_TASK INSTRUCTIONS_. In the entries below, find the line with "int rr_debug_fresnel(rr_ctx* ctx, size_t" and the line with "void rr_default_detect_config(rr_detect_config* cfg);". Print those two and everything between them exactly, and nothing else.

_DATA IN THIS EXERCISE_.
BEGIN
int rr_debug_trace(rr_ctx* ctx, const float* origs , const float* dirs , size_t n,
                   float* out_t , uint32_t* out_face );
int rr_debug_fresnel(rr_ctx* ctx, size_t n, const float* normals , const float* dirs , const double* energy ,
                     const double* v1 , const float* v2 ,
                     float* out_refl_dir , double* out_refl_energy , float* out_refr_dir , double* out_refr_energy );
int rr_debug_brdf(rr_ctx* ctx, size_t n, const float* in5 , int brdf_model, float* out );
int rr_get_bvh_info(rr_ctx* ctx, uint64_t* n_nodes, uint64_t* n_tris, uint32_t* depth, uint32_t* stack_need);
int rr_get_trace_grid(rr_ctx* ctx, uint32_t out_rows[24], uint32_t out_hist[24], uint64_t* repaired_groups);
int rr_get_graph_stats(rr_ctx* ctx, uint64_t* captures, uint64_t* replays);
int rr_set_timing_mode(rr_ctx* ctx, int enable );
int rr_get_kernel_time(rr_ctx* ctx, const char* kernel ,
                       double* total_ms, uint64_t* launches, int reset);

int rr_get_kernel_samples(rr_ctx* ctx, const char* kernel, float* out_ms, size_t capacity, size_t* n_out);
int rr_reserve_timing_events(rr_ctx* ctx, size_t n);

typedef struct rr_detect_config {
    int32_t method;
    int32_t guard_cells;
    int32_t train_cells;
    int32_t k;
    int32_t min_intensity;
    int32_t min_bin;
    float   cfar_scale;
    int32_t reserved_;
} rr_detect_config;

typedef struct rr_radar_point {
    float    x, y, z;
    float    intensity;
    uint32_t column;
    uint32_t bin;
} rr_radar_point;

typedef struct rr_cartesian_config {
    int32_t width;
    int32_t interpolation;
    float   pixel_size;
    int32_t reserved_;
} rr_cartesian_config;

void rr_default_detect_config(rr_detect_config* cfg);

int rr_detect_device(rr_ctx* ctx, const uint8_t* d_imgs_u8 , int n_frames,
                     const rr_detect_config* cfg, rr_radar_point* d_points ,
                     int max_points, uint32_t* d_offsets , void* stream);
int rr_detect(rr_ctx* ctx, const uint8_t* imgs_u8, int n_frames, const rr_detect_config* cfg,
              rr_radar_point* points, int max_points, uint32_t* offsets);
int rr_polar_to_cartesian_device(rr_ctx* ctx, const uint8_t* d_imgs_u8, int n_frames, const rr_cartesian_config* cfg,
                                 uint8_t* d_cart_u8 , void* stream);
int rr_polar_to_cartesian(rr_ctx* ctx, const uint8_t* imgs_u8, int n_frames, const rr_cartesian_config* cfg,
                          uint8_t* cart_u8);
END
_RESULT OF THE EXERCISE_.
int rr_debug_fresnel(rr_ctx* ctx, size_t n, const float* normals , const float* dirs , const double* energy ,
                     const double* v1 , const float* v2 ,
                     float* out_refl_dir , double* out_refl_energy , float* out_refr_dir , double* out_refr_energy );
int rr_debug_brdf(rr_ctx* ctx, size_t n, const float* in5 , int brdf_model, float* out );
int rr_get_bvh_info(rr_ctx* ctx, uint64_t* n_nodes, uint64_t* n_tris, uint32_t* depth, uint32_t* stack_need);
int rr_get_trace_grid(rr_ctx* ctx, uint32_t out_rows[24], uint32_t out_hist[24], uint64_t* repaired_groups);
int rr_get_graph_stats(rr_ctx* ctx, uint64_t* captures, uint64_t* replays);
int rr_set_timing_mode(rr_ctx* ctx, int enable );
int rr_get_kernel_time(rr_ctx* ctx, const char* kernel ,
                       double* total_ms, uint64_t* launches, int reset);

int rr_get_kernel_samples(rr_ctx* ctx, const char* kernel, float* out_ms, size_t capacity, size_t* n_out);
int rr_reserve_timing_events(rr_ctx* ctx, size_t n);

typedef struct rr_detect_config {
    int32_t method;
    int32_t guard_cells;
    int32_t train_cells;
    int32_t k;
    int32_t min_intensity;
    int32_t min_bin;
    float   cfar_scale;
    int32_t reserved_;
} rr_detect_config;

typedef struct rr_radar_point {
    float    x, y, z;
    float    intensity;
    uint32_t column;
    uint32_t bin;
} rr_radar_point;

typedef struct rr_cartesian_config {
    int32_t width;
    int32_t interpolation;
    float   pixel_size;
    int32_t reserved_;
} rr_cartesian_config;

void rr_default_detect_config(rr_detect_config* cfg);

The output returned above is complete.